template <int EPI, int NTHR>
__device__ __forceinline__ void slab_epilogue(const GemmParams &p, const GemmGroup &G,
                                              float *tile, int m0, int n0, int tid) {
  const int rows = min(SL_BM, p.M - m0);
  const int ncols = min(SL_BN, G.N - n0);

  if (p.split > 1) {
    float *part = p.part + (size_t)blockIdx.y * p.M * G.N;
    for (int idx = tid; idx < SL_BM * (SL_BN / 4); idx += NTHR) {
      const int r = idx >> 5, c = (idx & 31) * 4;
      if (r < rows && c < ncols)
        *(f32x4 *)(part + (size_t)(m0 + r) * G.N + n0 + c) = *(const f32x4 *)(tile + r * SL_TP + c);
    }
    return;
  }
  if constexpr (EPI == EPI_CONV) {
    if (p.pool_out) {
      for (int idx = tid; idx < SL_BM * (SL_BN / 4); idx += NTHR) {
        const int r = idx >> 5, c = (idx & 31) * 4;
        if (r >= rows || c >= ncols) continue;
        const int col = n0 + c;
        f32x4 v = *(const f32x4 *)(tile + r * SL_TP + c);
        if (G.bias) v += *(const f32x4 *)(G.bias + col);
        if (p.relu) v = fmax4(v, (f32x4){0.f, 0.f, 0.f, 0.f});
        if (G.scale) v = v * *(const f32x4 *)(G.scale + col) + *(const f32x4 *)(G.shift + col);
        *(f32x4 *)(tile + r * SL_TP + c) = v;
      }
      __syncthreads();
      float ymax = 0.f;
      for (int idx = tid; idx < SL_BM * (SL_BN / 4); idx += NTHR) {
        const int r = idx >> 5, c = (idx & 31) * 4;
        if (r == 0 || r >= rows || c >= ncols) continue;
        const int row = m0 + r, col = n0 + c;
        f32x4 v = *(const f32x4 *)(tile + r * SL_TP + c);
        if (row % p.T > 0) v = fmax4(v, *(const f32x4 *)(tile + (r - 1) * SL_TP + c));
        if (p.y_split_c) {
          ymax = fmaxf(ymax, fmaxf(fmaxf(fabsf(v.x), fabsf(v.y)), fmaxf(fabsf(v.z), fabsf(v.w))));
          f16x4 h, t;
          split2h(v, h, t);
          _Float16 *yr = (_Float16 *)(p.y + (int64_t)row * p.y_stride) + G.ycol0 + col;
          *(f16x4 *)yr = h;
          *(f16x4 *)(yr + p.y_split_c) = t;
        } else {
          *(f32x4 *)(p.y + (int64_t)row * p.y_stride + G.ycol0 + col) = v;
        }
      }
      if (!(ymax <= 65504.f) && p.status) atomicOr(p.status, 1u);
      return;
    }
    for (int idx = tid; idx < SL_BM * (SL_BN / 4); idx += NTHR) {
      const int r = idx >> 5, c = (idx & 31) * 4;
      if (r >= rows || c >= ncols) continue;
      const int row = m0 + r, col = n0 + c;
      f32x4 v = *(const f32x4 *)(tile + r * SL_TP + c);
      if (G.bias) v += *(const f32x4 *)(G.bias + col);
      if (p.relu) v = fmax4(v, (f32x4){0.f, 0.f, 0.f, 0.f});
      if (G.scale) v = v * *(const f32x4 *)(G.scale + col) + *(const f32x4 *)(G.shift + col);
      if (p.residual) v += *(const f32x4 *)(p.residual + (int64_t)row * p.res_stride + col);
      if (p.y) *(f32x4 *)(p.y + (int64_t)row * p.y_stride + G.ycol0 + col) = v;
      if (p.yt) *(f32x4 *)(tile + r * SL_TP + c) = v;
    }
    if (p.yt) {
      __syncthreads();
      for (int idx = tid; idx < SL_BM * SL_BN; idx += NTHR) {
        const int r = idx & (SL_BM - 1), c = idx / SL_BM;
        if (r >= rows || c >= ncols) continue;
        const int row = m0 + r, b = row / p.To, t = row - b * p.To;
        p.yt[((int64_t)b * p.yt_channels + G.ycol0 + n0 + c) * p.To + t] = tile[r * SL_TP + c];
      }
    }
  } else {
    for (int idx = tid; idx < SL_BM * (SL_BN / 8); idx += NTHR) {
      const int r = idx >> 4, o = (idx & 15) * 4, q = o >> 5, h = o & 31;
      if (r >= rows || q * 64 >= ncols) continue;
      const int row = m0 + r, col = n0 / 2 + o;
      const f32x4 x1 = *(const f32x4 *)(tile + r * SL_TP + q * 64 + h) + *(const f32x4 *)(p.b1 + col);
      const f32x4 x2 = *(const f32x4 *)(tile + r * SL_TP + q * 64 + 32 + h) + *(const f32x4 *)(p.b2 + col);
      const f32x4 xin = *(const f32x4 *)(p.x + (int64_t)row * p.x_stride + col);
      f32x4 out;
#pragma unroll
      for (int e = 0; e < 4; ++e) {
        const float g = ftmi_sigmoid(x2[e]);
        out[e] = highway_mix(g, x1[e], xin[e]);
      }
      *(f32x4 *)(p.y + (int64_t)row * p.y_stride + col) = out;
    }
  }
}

■ ■ ■ ■ ■

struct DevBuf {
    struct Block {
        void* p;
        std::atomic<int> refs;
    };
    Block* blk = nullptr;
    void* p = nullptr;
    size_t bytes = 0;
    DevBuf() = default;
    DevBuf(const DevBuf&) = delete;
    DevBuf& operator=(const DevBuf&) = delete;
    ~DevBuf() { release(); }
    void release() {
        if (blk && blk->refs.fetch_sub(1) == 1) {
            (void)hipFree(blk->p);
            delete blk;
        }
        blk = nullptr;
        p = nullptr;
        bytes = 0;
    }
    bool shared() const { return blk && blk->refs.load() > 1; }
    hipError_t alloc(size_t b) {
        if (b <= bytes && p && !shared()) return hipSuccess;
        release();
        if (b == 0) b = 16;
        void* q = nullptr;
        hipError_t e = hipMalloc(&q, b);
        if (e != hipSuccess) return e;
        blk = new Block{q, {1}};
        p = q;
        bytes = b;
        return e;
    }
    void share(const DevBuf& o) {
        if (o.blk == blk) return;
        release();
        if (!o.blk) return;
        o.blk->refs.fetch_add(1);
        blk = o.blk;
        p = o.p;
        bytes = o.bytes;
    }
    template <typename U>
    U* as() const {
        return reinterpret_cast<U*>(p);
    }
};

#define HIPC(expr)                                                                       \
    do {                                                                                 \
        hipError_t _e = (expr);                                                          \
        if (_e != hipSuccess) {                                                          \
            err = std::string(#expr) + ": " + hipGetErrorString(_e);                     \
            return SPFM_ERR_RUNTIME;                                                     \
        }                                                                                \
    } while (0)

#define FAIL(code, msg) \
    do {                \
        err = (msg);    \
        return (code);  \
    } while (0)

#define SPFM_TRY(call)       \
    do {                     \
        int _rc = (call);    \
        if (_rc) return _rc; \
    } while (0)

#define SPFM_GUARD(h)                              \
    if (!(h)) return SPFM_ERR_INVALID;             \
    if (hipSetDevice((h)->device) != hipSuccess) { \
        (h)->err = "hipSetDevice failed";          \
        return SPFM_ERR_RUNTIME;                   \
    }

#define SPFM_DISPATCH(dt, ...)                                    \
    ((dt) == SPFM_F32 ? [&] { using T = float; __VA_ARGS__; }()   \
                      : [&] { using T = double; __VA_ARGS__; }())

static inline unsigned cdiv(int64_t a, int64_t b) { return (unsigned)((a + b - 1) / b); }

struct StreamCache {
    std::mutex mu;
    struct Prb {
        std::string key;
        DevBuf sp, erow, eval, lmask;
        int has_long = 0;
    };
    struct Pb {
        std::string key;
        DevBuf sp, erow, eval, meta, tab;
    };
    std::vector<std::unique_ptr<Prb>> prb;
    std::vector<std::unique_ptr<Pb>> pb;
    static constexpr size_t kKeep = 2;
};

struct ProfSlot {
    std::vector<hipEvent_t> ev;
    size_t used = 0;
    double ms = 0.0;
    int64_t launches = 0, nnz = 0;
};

■ ■ ■ ■ ■

## Assignment
Copy all the lines above that hold the string "rows".

## Output
  const int rows = min(SL_BM, p.M - m0);
      if (r < rows && c < ncols)
        if (r >= rows || c >= ncols) continue;
        if (r == 0 || r >= rows || c >= ncols) continue;
      if (r >= rows || c >= ncols) continue;
        if (r >= rows || c >= ncols) continue;
      if (r >= rows || q * 64 >= ncols) continue;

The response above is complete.